Thanks for the great work. Regarding the performance model, linear predictors are utilized to predict the latency of the prompt and token phases. When I looked into the implementation of the token time predictor, I found that the batch_tokens variable is calculated as the number of tasks in the batch (https://github.com/Mutinifni/splitwise-sim/blob/8f99e7dc9b407f4ce2488d03dd44c0b8b946dab0/performance_model.py#L230), which is generally a small number from 1 to dozens. However, the token time predictor is built based on the prompt size, which ranges from 128 to 32768 (https://github.com/Mutinifni/splitwise-sim/blob/8f99e7dc9b407f4ce2488d03dd44c0b8b946dab0/performance_model.py#L117). Therefore, there is a mismatch between the range of the key used to build and predict the token time.
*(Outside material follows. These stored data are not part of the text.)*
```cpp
#define SPR_LAUNCH_CHECK()                                                         \
  do {                                                                             \
    hipError_t e__ = hipGetLastError();                                            \
    if (e__ != hipSuccess) {                                                       \
      spr_set_error("kernel launch failed: %s (%s:%d)", hipGetErrorString(e__),   \
                    __FILE__, __LINE__);                                           \
      return SPR_E_HIP;                                                            \
    }                                                                              \
  } while (0)

int spr_cached_cus();

struct SegPlan {
  int64_t row0, n_rows, n_points;
  int32_t n_features;
  int32_t total_wg;
  int32_t chunk_rows;
};

__host__ __device__ inline void seg_range(const SegPlan &p, int f, int64_t &lo, int64_t &hi) {
  int64_t glo = (int64_t)f * p.n_points, ghi = glo + p.n_points;
  if (glo < p.row0) glo = p.row0;
  if (ghi > p.row0 + p.n_rows) ghi = p.row0 + p.n_rows;
  if (ghi < glo) ghi = glo;
  lo = glo - p.row0;
  hi = ghi - p.row0;
}

__host__ __device__ inline int seg_wgs(const SegPlan &p, int64_t rows) {
  if (rows <= 0) return 0;
  int64_t w = rows * (int64_t)p.total_wg / p.n_rows;
  int64_t chunks = (rows + p.chunk_rows - 1) / p.chunk_rows;
  if (w > chunks) w = chunks;
  if (w < 1) w = 1;
  return (int)w;
}

__host__ __device__ inline int seg_first_feature(const SegPlan &p) { return (int)(p.row0 / p.n_points); }
__host__ __device__ inline int seg_last_feature(const SegPlan &p) {
  int64_t f = (p.row0 + p.n_rows - 1) / p.n_points;
// ... 7 lines not shown
    int64_t lo, hi;
    seg_range(p, f, lo, hi);
    tot += seg_wgs(p, hi - lo);
  }
  return tot;
}

__device__ inline bool seg_locate(const SegPlan &p, int b, int &f, int &wl, int &wpf, int &base,
                                  int64_t &lo, int64_t &hi) {
  int acc = 0;
  int f1 = seg_last_feature(p);
  for (int ff = seg_first_feature(p); ff <= f1; ++ff) {
    seg_range(p, ff, lo, hi);
    int w = seg_wgs(p, hi - lo);
    if (b < acc + w) {
      f = ff; wl = b - acc; wpf = w; base = acc;
      return true;
    }
    acc += w;
  }
  return false;
}

template <int CTRL>
__device__ inline double dpp_f64(double v) {
  union { double d; int i[2]; } a, b;
  a.d = v;
  b.i[0] = __builtin_amdgcn_update_dpp(0, a.i[0], CTRL, 0xF, 0xF, true);
  b.i[1] = __builtin_amdgcn_update_dpp(0, a.i[1], CTRL, 0xF, 0xF, true);
  return b.d;
}

template <int WIDTH>
__device__ inline double group_sum_t(double v) {
  if (WIDTH >= 2) v += dpp_f64<0xB1>(v);
  if (WIDTH >= 4) v += dpp_f64<0x4E>(v);
  if (WIDTH >= 8) v += dpp_f64<0x141>(v);
  if (WIDTH >= 16) v += dpp_f64<0x140>(v);
  if (WIDTH >= 32) v += __shfl_xor(v, 16, 64);
  if (WIDTH >= 64) v += __shfl_xor(v, 32, 64);
  return v;
}

__device__ inline double group_sum(double v, int width) {
  for (int o = width >> 1; o > 0; o >>= 1) v += __shfl_xor(v, o, 64);
  return v;
// ... 16 lines not shown
```

### openmeasure_amd/csrc/project_ws.hip

```cpp
#include <type_traits>

#include "rowtile.hpp"

namespace {

#ifndef WS_ABLATE
#define WS_ABLATE 0
#endif
constexpr int WS_WAVES = 8;
constexpr int WS_ROWS = 16 * WS_WAVES;

template <int RT> struct WsLds { static constexpr int NC = 16 * RT, LDW = NC; static_assert(RT % 2 == 0, "column tiles come in pairs"); };

template <typename TX> struct WsPiece;
template <> struct WsPiece<double> { f64x2 a, b; };
template <> struct WsPiece<float> { float x, y, z, w; };

template <int VEC, typename TX>
__device__ inline WsPiece<TX> ws_load(const TX *__restrict__ rp, int col0, int m) {
  WsPiece<TX> p;
  if constexpr (std::is_same<TX, double>::value) {
    if (VEC) {
      p.a = *reinterpret_cast<const f64x2 *>(rp + col0);
      p.b = *reinterpret_cast<const f64x2 *>(rp + col0 + 2);
// ... 8 lines not shown
    } else {
      p.x = rp[col0 < m ? col0 : 0];         p.y = rp[col0 + 1 < m ? col0 + 1 : 0];
      p.z = rp[col0 + 2 < m ? col0 + 2 : 0]; p.w = rp[col0 + 3 < m ? col0 + 3 : 0];
    }
  }
  return p;
}

template <typename TX>
__device__ inline double ws_elem(const WsPiece<TX> &p, int t) {
  if constexpr (std::is_same<TX, double>::value) return t == 0 ? p.a.x : t == 1 ? p.a.y : t == 2 ? p.b.x : p.b.y;
  else return (double)(t == 0 ? p.x : t == 1 ? p.y : t == 2 ? p.z : p.w);
}

template <int MT, int RT, int VEC, typename TX, typename TU, bool NRM>
__global__ __launch_bounds__(WS_WAVES * 64) void project_ws_kernel(
    const TX *__restrict__ X, int64_t ldx, int m, int center_i, SegPlan plan, const double *__restrict__ inv_scale,
    const double *__restrict__ rowmean, const double *__restrict__ W, int r, TU *__restrict__ Ur, int64_t ldu,
    double *__restrict__ nrm2) {
  constexpr int K = 16 * MT, NJ = MT;
  constexpr int NC = WsLds<RT>::NC, LDW = WsLds<RT>::LDW;
  __shared__ double Wl[K * LDW];

  int f, wl, wpf, base;
  int64_t lo, hi;
  if (!seg_locate(plan, blockIdx.x, f, wl, wpf, base, lo, hi)) return;

  const int lane = threadIdx.x & 63;
  const int wave = __builtin_amdgcn_readfirstlane(threadIdx.x >> 6);
  const int li = lane & 15, kk = lane >> 4;
  const double isc = inv_scale[f];

  for (int e = threadIdx.x; e < K * NC; e += WS_WAVES * 64) {
    const int k = e / NC, c = e - k * NC;
    Wl[k * LDW + (c >> 5) * 32 + (c & 15) * 2 + ((c >> 4) & 1)] = (k < m && c < r) ? W[(int64_t)k * r + c] * isc : 0.0;
  }
  __syncthreads();
  double wbar[RT];
#pragma unroll
  for (int ct = 0; ct < RT; ++ct) {
    double sacc = 0.0;
    if (center_i != 0) {
      for (int k = kk; k < K; k += 4) sacc += Wl[k * LDW + (ct >> 1) * 32 + li * 2 + (ct & 1)];
      sacc += __shfl_xor(sacc, 16, 64);
      sacc += __shfl_xor(sacc, 32, 64);
    }
    wbar[ct] = sacc;
  }

  const int64_t nchunks = (hi - lo + WS_ROWS - 1) / WS_ROWS;
  int64_t c = wl;
  if (c >= nchunks) return;
  const double *wb = Wl + (4 * kk) * LDW + 2 * li;
  const double *wb_hi = wb + 128 * LDW;

  auto row_ptr = [&](int64_t cc) {
    int64_t row = lo + cc * WS_ROWS + 16 * wave + li;
    row = row < hi ? row : hi - 1;
    return X + row * ldx;
  };
  WsPiece<TX> areg[NJ];
  {
    const TX *rp = row_ptr(c);
#pragma unroll
    for (int j = 0; j < NJ; ++j) areg[j] = ws_load<VEC, TX>(rp, 16 * j + 4 * kk, m);
  }
  while (c < nchunks) {
    const int64_t cn = c + wpf;
    const TX *rpn = row_ptr(cn < nchunks ? cn : c);
    const int64_t blk0 = lo + c * WS_ROWS + 16 * wave;
    double mu[4];
#pragma unroll
    for (int i = 0; i < 4; ++i) {
      const int64_t rr = blk0 + kk + 4 * i;
      const double v = rowmean[rr < hi ? rr : hi - 1];
      mu[i] = center_i != 0 ? v : 0.0;
    }
    f64x4 acc[RT];
#pragma unroll
    for (int ct = 0; ct < RT; ++ct) acc[ct] = (f64x4){0.0, 0.0, 0.0, 0.0};
    f64x2 bcur[RT / 2], bnxt[RT / 2];
#pragma unroll
    for (int p = 0; p < RT / 2; ++p) bcur[p] = *reinterpret_cast<const f64x2 *>(wb + 32 * p);
#pragma unroll
    for (int j = 0; j < NJ; ++j) {
#pragma unroll
      for (int t = 0; t < 4; ++t) {
        const int sn = 4 * j + t + 1;
        const int jn = (sn >> 2) % NJ, tn = sn & 3;
        const double *wj = (jn < 8 ? wb : wb_hi) + (16 * (jn & 7) + tn) * LDW;
#pragma unroll
        for (int p = 0; p < RT / 2; ++p) bnxt[p] = *reinterpret_cast<const f64x2 *>(wj + 32 * p);
        const double a = ws_elem<TX>(areg[j], t);
#pragma unroll
        for (int p = 0; p < RT / 2; ++p) {
#if WS_ABLATE == 1
          asm volatile("" ::"v"(a), "v"(bcur[p].x), "v"(bcur[p].y));
#else
          acc[2 * p] = __builtin_amdgcn_mfma_f64_16x16x4f64(a, bcur[p].x, acc[2 * p], 0, 0, 0);
          acc[2 * p + 1] = __builtin_amdgcn_mfma_f64_16x16x4f64(a, bcur[p].y, acc[2 * p + 1], 0, 0, 0);
#endif
        }
        if (t == 3) areg[j] = ws_load<VEC, TX>(rpn, 16 * j + 4 * kk, m);
        __builtin_amdgcn_sched_group_barrier(0x100, RT / 2, 0);
        __builtin_amdgcn_sched_group_barrier(0x008, RT, 0);
        __builtin_amdgcn_sched_barrier(0);
#pragma unroll
        for (int p = 0; p < RT / 2; ++p) bcur[p] = bnxt[p];
      }
    }
    {
      const bool full = (blk0 + 16 <= hi) && (r == NC);
      TU *up = Ur + (blk0 + kk) * ldu + li;
      double q[4] = {0.0, 0.0, 0.0, 0.0};
#pragma unroll
      for (int ct = 0; ct < RT; ++ct) {
        const double s[4] = {acc[ct].x - mu[0] * wbar[ct], acc[ct].y - mu[1] * wbar[ct],
                             acc[ct].z - mu[2] * wbar[ct], acc[ct].w - mu[3] * wbar[ct]};
        if (NRM) {
#pragma unroll
          for (int i = 0; i < 4; ++i) { const double v = (double)(TU)s[i]; q[i] = fma(v, v, q[i]); }
        }
        if (full) {
#pragma unroll
          for (int i = 0; i < 4; ++i) up[4 * i * ldu + 16 * ct] = (TU)s[i];
        } else if (16 * ct + li < r) {
#pragma unroll
          for (int i = 0; i < 4; ++i)
            if (blk0 + kk + 4 * i < hi) up[4 * i * ldu + 16 * ct] = (TU)s[i];
        }
      }
      if (NRM) {
#pragma unroll
        for (int i = 0; i < 4; ++i) {
          const double t = group_sum_t<16>(q[i]);
          if (li == i && blk0 + kk + 4 * i < hi) nrm2[blk0 + kk + 4 * i] = t;
        }
      }
    }
    c = cn;
  }
}

template <int MT, int RT, typename TX, typename TU>
int ws_launch(const TX *X, int64_t n_rows, int32_t m, int64_t ldx, int64_t row0, int64_t n_points, int32_t n_features,
              int center, const double *inv_scale, const double *rowmean, const double *W, int32_t r, TU *Ur,
              int64_t ldu, int accumulate, double *nrm2, hipStream_t st) {
  const int cus = spr_cached_cus();
  SegPlan plan;
  plan.row0 = row0; plan.n_rows = n_rows; plan.n_points = n_points; plan.n_features = n_features;
  static const int narrow_per_cu = [] { const char *e = getenv("SPR_WS_WG_PER_CU"); const int v = e ? atoi(e) : 2; return v >= 1 && v <= 4 ? v : 2; }();
  plan.total_wg = (cus > 0 ? cus : 256) * (MT <= 4 ? narrow_per_cu : 1);
  plan.chunk_rows = WS_ROWS;
  const int grid = seg_total_wgs(plan);
  const bool vec = (m == 16 * MT) && ((sizeof(TX) * ldx) % 16 == 0) && ((reinterpret_cast<uintptr_t>(X) & 15) == 0);
  if (!vec) return SPR_E_UNSUPPORTED;
  if (nrm2)
    hipLaunchKernelGGL((project_ws_kernel<MT, RT, 1, TX, TU, true>), dim3(grid), dim3(WS_WAVES * 64), 0, st, X, ldx, (int)m,
                       center, plan, inv_scale, rowmean, W, (int)r, Ur, ldu, nrm2);
  else
    hipLaunchKernelGGL((project_ws_kernel<MT, RT, 1, TX, TU, false>), dim3(grid), dim3(WS_WAVES * 64), 0, st, X, ldx, (int)m,
                       center, plan, inv_scale, rowmean, W, (int)r, Ur, ldu, nrm2);
  SPR_LAUNCH_CHECK();
  return SPR_OK;
}

}

#include "project_ws.hpp"

template <typename TX, typename TU>
int spr_project_ws(const TX *d_X, int64_t n_rows, int32_t m, int64_t ldx, int64_t row0, int64_t n_points,
                   int32_t n_features, int32_t center, const double *d_inv_scale, const double *d_rowmean,
                   const double *d_W, int32_t r, TU *d_Ur, int64_t ldu, int32_t accumulate, double *d_rownorm2,
                   hipStream_t st) {
  if (accumulate) return SPR_E_UNSUPPORTED;
  const int mt = spr_round_mt(m);
// ... 27 lines not shown
```

### openmeasure_amd/csrc/runtime.hip

```cpp
#include <stdarg.h>
#include <stdlib.h>
#include <string.h>

#include "common.hpp"

namespace {
thread_local char g_err[512] = "";
}

void spr_set_error(const char *fmt, ...) {
  va_list ap;
  va_start(ap, fmt);
  vsnprintf(g_err, sizeof(g_err), fmt, ap);
  va_end(ap);
}

int spr_cached_cus() {
  static int cus = 0;
  if (cus) return cus;
  int dev = 0;
  hipDeviceProp_t prop;
  if (hipGetDevice(&dev) != hipSuccess || hipGetDeviceProperties(&prop, dev) != hipSuccess) return 0;
  cus = prop.multiProcessorCount;
  if (const char *e = getenv("SPR_RESERVE_CUS")) {
    const int k = atoi(e);
    if (k > 0 && k < cus) cus -= k;
  }
  return cus;
}

extern "C" int spr_abi_version(void) { return SPR_ABI_VERSION; }

extern "C" const char *spr_last_error(void) { return g_err; }

extern "C" int spr_device_cus(int *out_cus) {
  SPR_REQUIRE(out_cus != nullptr, SPR_E_INVALID, "spr_device_cus: NULL output");
  const int c = spr_cached_cus();
  SPR_REQUIRE(c > 0, SPR_E_HIP, "spr_device_cus: no HIP device");
  *out_cus = c;
  return SPR_OK;
}

namespace {
__global__ __launch_bounds__(256) void upload_kernel(const uint64_t *__restrict__ src, uint64_t *__restrict__ dst,
                                                     int64_t n_words) {
  for (int64_t i = (int64_t)blockIdx.x * 256 + threadIdx.x; i < n_words; i += (int64_t)gridDim.x * 256)
    dst[i] = __builtin_nontemporal_load(src + i);
}
}

extern "C" int spr_upload_bytes(void *d_dst, const void *h_pinned_src, int64_t n_bytes, void *stream) {
// ... 38 lines not shown
```

### openmeasure_amd/csrc/stats_gram.hip

```cpp
#include <stdlib.h>

#include <type_traits>

#include "rowtile.hpp"

#ifndef GRAM_UNIT_PAIRING
#define GRAM_UNIT_PAIRING 1
#endif
#ifndef GRAM_ABLATE
#define GRAM_ABLATE 0
#endif
#if GRAM_ABLATE == 1
#define GRAM_MFMA(a, b, c) ({ asm volatile("" ::"v"(a), "v"(b)); (c); })
#else
#define GRAM_MFMA(a, b, c) __builtin_amdgcn_mfma_f64_16x16x4f64((a), (b), (c), 0, 0, 0)
#endif

namespace {

template <int MT>
struct GramShape {
  static constexpr int MPAD = 16 * MT;
  static constexpr int MP = MPAD + ((MT % 2 == 0) ? 16 : 0);
  static constexpr int T = MT * (MT + 1) / 2;
// ... 11 lines not shown
template <> struct GramCfg<4>  { static constexpr int NW = 8,  R = GRAM4_R, KS = 4; static constexpr bool DBUF = true; static constexpr int LPRMAX = GRAM4_LPR; };
template <> struct GramCfg<6>  { static constexpr int NW = 12, R = 48, KS = 4; static constexpr bool DBUF = true; static constexpr int LPRMAX = 16; };
template <> struct GramCfg<8>  { static constexpr int NW = 8,  R = 32, KS = 2; static constexpr bool DBUF = true; static constexpr int LPRMAX = 16; };
template <> struct GramCfg<12> { static constexpr int NW = 12, R = 24, KS = 2; static constexpr bool DBUF = false; static constexpr int LPRMAX = 32; };
#ifndef GRAM_DBUF16
#define GRAM_DBUF16 false
#endif
template <> struct GramCfg<16> { static constexpr int NW = 8,  R = 32, KS = 1; static constexpr bool DBUF = GRAM_DBUF16; static constexpr int LPRMAX = 16; };

template <int MT> struct GramOut { static constexpr int KSO = (GramCfg<MT>::KS >= 4) ? 1 : GramCfg<MT>::KS; };

constexpr int tri_index(int mt, int ti, int tj) { return ti * mt - ti * (ti - 1) / 2 + (tj - ti); }

template <int MT>
__device__ inline void tile_coords(int idx, int &ti, int &tj) {
  ti = 0;
  while (ti < MT - 1 && idx >= MT - ti) { idx -= MT - ti; ++ti; }
  tj = ti + idx;
  if (tj > MT - 1) tj = MT - 1;
}

template <int MT, int U, int VEC, typename TX>
__device__ inline void gram_wave(const TX *__restrict__ X, int64_t ldx, int m, int center,
                                 int64_t lo, int64_t hi, int wl, int wpf, int ks, int wave, int lane,
                                 double *__restrict__ lds0, double *__restrict__ lds1,
                                 double *__restrict__ rowmean, double *__restrict__ stat_part,
                                 double *__restrict__ slab, double *__restrict__ rowsum) {
  using S = GramShape<MT>;
  using C = GramCfg<MT>;
  constexpr int R = C::R, KS = C::KS, NW = C::NW, MP = S::MP, T = S::T;
  constexpr int KROWS = R / KS, KSTEPS = KROWS / 4;
  constexpr int RA = U, RB = MT - 1 - U;
  constexpr int NA = MT - RA;
  constexpr int NB = (RB != RA) ? MT - RB : 0;
  static_assert(KROWS % 4 == 0, "k slice must be a multiple of the MFMA depth");
  using RT = RowTile<MT, R, MP, NW, C::LPRMAX, TX>;

  f64x4 accA[NA];
  f64x4 accB[NB > 0 ? NB : 1];
#pragma unroll
  for (int j = 0; j < NA; ++j) accA[j] = (f64x4){0.0, 0.0, 0.0, 0.0};
#pragma unroll
  for (int j = 0; j < NB; ++j) accB[j] = (f64x4){0.0, 0.0, 0.0, 0.0};

  RowStats st;
  st.init();
  RT tile;
// ... 80 lines not shown
        }
#pragma unroll
        for (int j = 0; j < NB; ++j) {
          double *tp = red + tri_index(MT, RB, RB + j) * 256;
          tp[0] = accB[j].x; tp[64] = accB[j].y; tp[128] = accB[j].z; tp[192] = accB[j].w;
        }
      }
      __syncthreads();
      if (ks == s - 1) {
#pragma unroll
        for (int j = 0; j < NA; ++j) {
          const double *tp = red + tri_index(MT, RA, RA + j) * 256;
          accA[j].x += tp[0]; accA[j].y += tp[64]; accA[j].z += tp[128]; accA[j].w += tp[192];
        }
#pragma unroll
        for (int j = 0; j < NB; ++j) {
          const double *tp = red + tri_index(MT, RB, RB + j) * 256;
          accB[j].x += tp[0]; accB[j].y += tp[64]; accB[j].z += tp[128]; accB[j].w += tp[192];
        }
      }
    }
  }
  if (KSO == KS || ks == 0) {
    double *sp = slab + ((int64_t)blockIdx.x * KSO + (KSO == KS ? ks : 0)) * T * 256 + lane;
#pragma unroll
    for (int j = 0; j < NA; ++j) {
      double *tp = sp + (int64_t)tri_index(MT, RA, RA + j) * 256;
      tp[0] = accA[j].x; tp[64] = accA[j].y; tp[128] = accA[j].z; tp[192] = accA[j].w;
    }
#pragma unroll
    for (int j = 0; j < NB; ++j) {
      double *tp = sp + (int64_t)tri_index(MT, RB, RB + j) * 256;
      tp[0] = accB[j].x; tp[64] = accB[j].y; tp[128] = accB[j].z; tp[192] = accB[j].w;
    }
  }
  if ((lane % RT::LPR) == 0) {
    double *q = stat_part + ((int64_t)blockIdx.x * RT::ROWS_PER_IT + wave * RT::RPW + lane / RT::LPR) * 3;
    q[0] = st.cnt; q[1] = st.mean(); q[2] = st.m2();
  }
}

__device__ inline void chan_merge(double &n, double &mu, double &m2, double nb, double mb, double sb) {
  if (nb > 0.0) {
    const double tot = n + nb, d = mb - mu;
    mu += d * nb / tot;
    m2 += sb + d * d * n * nb / tot;
    n = tot;
  }
}
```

However, the token time can be closely related to the KV cache size, so I guess we should also use batched prompt size to predict the token time, similar to how it's done for prompt time prediction (https://github.com/Mutinifni/splitwise-sim/blob/8f99e7dc9b407f4ce2488d03dd44c0b8b946dab0/performance_model.py#L227). Could you confirm if my understanding is correct? Thanks.

Mutinifni commented 1 day ago

The time depends on the number of new tokens being processed in the iteration. For decode phase (that is, TokenTask), each request/task is only generating 1 new token in each iteration. This is why decode phases underutilize compute and benefit from larger batch sizes. PromptTasks process several new tokens together in each iteration (up to the prompt size).